Negli ultimi giorni un'immagine generata con l'intelligenza artificiale ha scosso i social media. Tuttavia, la popolarità di questa immagine ha sollevato polemiche sull'uso dell'intelligenza artificiale per raccontare eventi attuali

All Eyes On Rafah.jpg

"All eyes on Rafah". Uno slogan che sta dominando i feed di Instagram, grazie alla viralità di una immagine generata con l’intelligenza artificiale che in pochi giorni ha ottenuto oltre 40 milioni di condivisioni, catalizzando l'attenzione globale sulla situazione in Palestina. 

La foto raffigura una tendopoli nella città di Rafah, situata nella Striscia di Gaza, e mostra pacchi di aiuti umanitari che formano appiunto la scritta "All eyes on Rafah". A ideare l'immagine sarebbe stato un fotografo malese conosciuto online come Chaa, che ha creato l'immagine per sensibilizzare il mondo sul bombardamento israeliano del 27 maggio, che ha causato la morte di 45 sfollati, inclusi diversi bambini. Prima di questa creazione, Chaa aveva solo poche migliaia di follower su Instagram, ma grazie alla viralità dell'immagine, il suo seguito è schizzato oltre i 25 mila.

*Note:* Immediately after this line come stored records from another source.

template <int C>
__device__ __forceinline__ void load_row(const float* src, float* d) {
#pragma unroll
  for (int q = 0; q < C / 4; q++) {
    const float4 u = reinterpret_cast<const float4*>(src)[q];
    d[4 * q] = u.x;
    d[4 * q + 1] = u.y;
    d[4 * q + 2] = u.z;
    d[4 * q + 3] = u.w;
  }
}
template <int C, int NCH, class L>
__device__ __forceinline__ void row_pass(const MergeArgs& a, const Pass& P, L& S, int pass) {
  constexpr bool WRITE = kIsWrite<L>;
  const float* tsrc = a.xyb + (size_t)P.tile * (3 * 4096);
  const int R = P.R(), lvr = P.lNV() + P.lR();
  if constexpr (C == 64) {
    const int npairs = NCH * P.NV() * R / 2;
    const int n = ((npairs + 63) >> 6) << 7;
    for (int i = threadIdx.x; i < n; i += kMThreads) {
      const int h = (i >> 6) & 1, pp = ((i >> 7) << 6) | (i & 63), r = pp * 2;
      if (pp >= npairs) continue;
      const int c = r >> lvr, v = (r >> P.lR()) & (P.NV() - 1), y = r & (R - 1);
      if (!S.valid[v]) continue;
      const float* src0;
      if constexpr (WRITE) src0 = a.xyb + S.ssrc[v] + pass_src(pass, c) * 4096 + y * 64;
      else src0 = tsrc + pass_src(pass, c) * 4096 + (P.by0(v) * 8 + y) * 64;
      const float4* s0 = reinterpret_cast<const float4*>(src0);
      const float4* s1 = s0 + 16;
      f2 t[32];
#pragma unroll
      for (int q = 0; q < 8; q++) {
        const float4 a0 = s0[q], b0 = s0[15 - q], a1 = s1[q], b1 = s1[15 - q];
        const float fa0[4] = {a0.x, a0.y, a0.z, a0.w}, fb0[4] = {b0.x, b0.y, b0.z, b0.w};
        const float fa1[4] = {a1.x, a1.y, a1.z, a1.w}, fb1[4] = {b1.x, b1.y, b1.z, b1.w};
#pragma unroll
        for (int j = 0; j < 4; j++)
          t[4 * q + j] = dct64_first(f2{fa0[j], fa1[j]}, f2{fb0[3 - j], fb1[3 - j]}, 4 * q + j, h);
      }
      const int off = P.off(v, pass_plane(pass, c)) + y * kMS;
      dct64_rest(t, h, [&](int k, f2 o) {
        S.co[off + 2 * k + h] = o.x;
        S.co[off + kMS + 2 * k + h] = o.y;
      });
    }
  } else {
    constexpr int PER = (NCH * 4096 / C + kMThreads - 1) / kMThreads;
    const int nrows = NCH * P.NV() * R;
    const int lgx = P.lGX();
    auto row_of = [&](int rr, int& c, int& v, int& y) {
      c = rr >> lvr;
      const int i = rr & ((1 << lvr) - 1);
      y = (i >> lgx) & (R - 1);
      v = ((i >> (lgx + P.lR())) << lgx) | (i & ((1 << lgx) - 1));
    };
    float buf[PER][C];
#pragma unroll
    for (int k = 0; k < PER; k++) {
      const int r = threadIdx.x + k * kMThreads;
      if (r < nrows) {
        int c, v, y;
        row_of(r, c, v, y);
        if constexpr (WRITE)
          load_row<C>(a.xyb + S.ssrc[v] + pass_src(pass, c) * 4096 + y * 64, buf[k]);
        else
          load_row<C>(tsrc + pass_src(pass, c) * 4096 + (P.by0(v) * 8 + y) * 64 + P.bx0(v) * 8,
                      buf[k]);
      } else {
#pragma unroll
        for (int q = 0; q < C; q++) buf[k][q] = 0.0f;
      }
    }
    constexpr int l = ilog2c<C>();
#pragma unroll
    for (int k = 0; k < PER; k += 2) {
      const int r0 = threadIdx.x + k * kMThreads, r1 = r0 + kMThreads;
      if (r0 >= nrows) continue;
      int c0, v0, y0, c1, v1, y1;
      row_of(r0, c0, v0, y0);
      row_of(r1, c1, v1, y1);
      const bool ok0 = S.valid[v0], ok1 = k + 1 < PER && r1 < nrows && S.valid[v1];
      if (!ok0 && !ok1) continue;
      if (k + 1 < PER) {
        f2 x[C];
#pragma unroll
        for (int q = 0; q < C; q++) x[q] = f2{buf[k][q], buf[k + 1][q]};
        lee<C>(x);
        const int off0 = P.off(v0, pass_plane(pass, c0)) + y0 * kMS,
                  off1 = P.off(v1, pass_plane(pass, c1)) + y1 * kMS;
#pragma unroll
        for (int q = 0; q < C; q++) {
          const f2 o = x[q] * kLeeS[l][q];
          if (ok0) S.co[off0 + q] = o.x;
          if (ok1) S.co[off1 + q] = o.y;
        }
      } else {
        float* x = buf[k];
        lee<C>(x);
        const int off0 = P.off(v0, pass_plane(pass, c0)) + y0 * kMS;
#pragma unroll
        for (int q = 0; q < C; q++) S.co[off0 + q] = x[q] * kLeeS[l][q];
      }
    }
  }
}

template <int R, int NCH>
__device__ __forceinline__ void col_pass(const Pass& P, MergeLds& S, int pass) {
  constexpr int lR = ilog2c<R>(), nb = 64 / R, lnb = 6 - lR;
  constexpr int npairs = NCH * nb * 32;
  const int lGX = P.lGX(), lC = P.lC();
  auto col_of = [&](int pidx, int& off, bool& okA, bool& okB) {
    const int X = pidx & 31, band = (pidx >> 5) & (nb - 1), c = pidx >> (5 + lnb);
    off = pass_plane(pass, c) * kMPlane + band * R * kMS + X;
    okA = S.valid[(band << lGX) | (X >> lC)];
    okB = S.valid[(band << lGX) | ((X + 32) >> lC)];
  };
  if constexpr (R == 64 || (R >= 16 && npairs <= kMThreads / 2)) {
    constexpr int H = R / 2;
    constexpr int n = ((npairs + 63) >> 6) << 7;
    for (int i0 = 0; i0 < n; i0 += kMThreads) {
      const int i = i0 + threadIdx.x;
      const int h = (i >> 6) & 1, p = ((i >> 7) << 6) | (i & 63);
      int off = 0;
      bool okA = false, okB = false;
      if (p < npairs) col_of(p, off, okA, okB);
      const bool act = okA || okB;
      f2 o[H];
      if (act) {
        const float* q0 = S.co + off;
        f2 t[H];
#pragma unroll
        for (int j = 0; j < H; j++)
          t[j] = dctN_first<R>(f2{q0[j * kMS], q0[j * kMS + 32]},
                               f2{q0[(R - 1 - j) * kMS], q0[(R - 1 - j) * kMS + 32]}, j, h);
        dctN_rest<R>(t, h, [&](int k, f2 u) { o[k] = u; });
      }
      __syncthreads();
      if (act) {
#pragma unroll
        for (int k = 0; k < H; k++) {
          if (okA) S.co[off + (2 * k + h) * kMS] = o[k].x;
          if (okB) S.co[off + 32 + (2 * k + h) * kMS] = o[k].y;
        }
      }
    }
  } else {
    for (int p = threadIdx.x; p < npairs; p += kMThreads) {
      int off;
      bool okA, okB;
      col_of(p, off, okA, okB);
      if (!okA && !okB) continue;
      float* col = S.co + off;
      f2 o[R];
#pragma unroll
      for (int k = 0; k < R; k++) o[k] = f2{col[k * kMS], col[k * kMS + 32]};
      lee<R>(o);
#pragma unroll
      for (int k = 0; k < R; k++) {
        const f2 u = o[k] * kLeeS[lR][k];
        if (okA) col[k * kMS] = u.x;
        if (okB) col[k * kMS + 32] = u.y;
      }
    }
  }
}

template <int N>
__device__ __forceinline__ void load_f(const float* p, float* d) {
#pragma unroll
  for (int i = 0; i < N / 4; i++) {
    const float4 v = reinterpret_cast<const float4*>(p)[i];
    d[4 * i] = v.x;
    d[4 * i + 1] = v.y;
    d[4 * i + 2] = v.z;
    d[4 * i + 3] = v.w;
  }
}
template <int RPC>
struct QTab {
  static constexpr int NIT = RPC == 8 ? 2 : 1;
  float w[NIT][RPC], sd[NIT][RPC], iw[NIT][RPC];
};
__device__ __forceinline__ int qtab_index(const Pass& P, int ky, int x) {
  return P.soff + ((ky >> 2) * P.C() + x) * 4;
}
template <int RPC, bool WRITE, int CH>
__device__ __forceinline__ void load_qtab(const MergeArgs& a, const Pass& P, QTab<RPC>& T) {
  constexpr int STOT = kShapeOff[kNumShapes];
#pragma unroll
  for (int it = 0; it < QTab<RPC>::NIT; it++) {
    const int j = threadIdx.x + it * kMThreads;
    const int ch = j >> (P.lNV() + P.lC()), x = j & (P.C() - 1);
#pragma unroll
    for (int kk = 0; kk < RPC; kk += 4) {
      const int ti = qtab_index(P, ch * RPC + kk, x);
      load_f<4>(a.wk + (size_t)CH * STOT + ti, &T.w[it][kk]);
      if (!WRITE) load_f<4>(a.sdk + (size_t)CH * STOT + ti, &T.sd[it][kk]);
      if (CH == 1) load_f<4>(a.iwy + ti, &T.iw[it][kk]);
    }
  }
}
template <int M>
__device__ __forceinline__ uint32_t grp_xor(uint32_t v) {
  if constexpr (M == 1) return (uint32_t)__builtin_amdgcn_mov_dpp((int)v, 0xB1, 0xF, 0xF, false);
  if constexpr (M == 2) return (uint32_t)__builtin_amdgcn_mov_dpp((int)v, 0x4E, 0xF, 0xF, false);
  if constexpr (M == 4) {
    const int t = __builtin_amdgcn_mov_dpp((int)v, 0x1B, 0xF, 0xF, false);
    return (uint32_t)__builtin_amdgcn_mov_dpp(t, 0x141, 0xF, 0xF, false);
  }
  if constexpr (M == 8) {
    const int t = __builtin_amdgcn_mov_dpp((int)v, 0x141, 0xF, 0xF, false);
    return (uint32_t)__builtin_amdgcn_mov_dpp(t, 0x140, 0xF, 0xF, false);
  }
  if constexpr (M == 16) return (uint32_t)__builtin_amdgcn_ds_swizzle((int)v, 0x401F);
  if constexpr (M == 32) {
    const uint32_t lo = (uint32_t)__builtin_amdgcn_readlane((int)v, 0);
    const uint32_t hi = (uint32_t)__builtin_amdgcn_readlane((int)v, 32);
    return (threadIdx.x & 32) ? lo : hi;
  }
}
template <int M>
__device__ __forceinline__ void grp_step(float& cp, int& packed) {
  cp += __uint_as_float(grp_xor<M>(__float_as_uint(cp)));
  packed += (int)grp_xor<M>((uint32_t)packed);
}
__device__ __forceinline__ void group_all_reduce(float& cp, int& packed, int C) {
  grp_step<1>(cp, packed);
  grp_step<2>(cp, packed);
  grp_step<4>(cp, packed);
  if (C > 8) grp_step<8>(cp, packed);
  if (C > 16) grp_step<16>(cp, packed);
  if (C > 32) grp_step<32>(cp, packed);
}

Tanti sono anche i personaggi noti che hanno contribuito alla popolarità dell’iniziativa. Tra le condivisioni più note ci sono quelle dei calciatori Rafael Leao e Marcos Thuram. Tuttavia, se da una parte è innegabile che l'immagine "All eyes on Rafah" abbia svolto un ruolo significativo nel portare l'attenzione del mondo sulle sofferenze del popolo palestinese in un momento di grave crisi, allo stesso tempo la viralità di questa immagine ha sollevato in rete non poche polemiche sull'uso dell'intelligenza artificiale per creare rappresentazioni di eventi attuali.

Molti osservatori, infatti, sottolineano che l'uso di immagini artificiali potrebbe distogliere l'attenzione dalle vere testimonianze visive, alimentando l'algoritmo dei social media a identificare come "virali" contenuti non autentici. C’è poi il tema del conformismo di questo tipo di partecipazione, definito "clicktivism": lo sforzo minimo di condividere un post o una storia, infatti, può essere visto come un modo superficiale di dimostrare supporto, senza un reale impegno attivo o comprensione approfondita della causa. A maggior ragione se la storia in questione è creata con l’AI con il preciso scopo di stimolare empatia.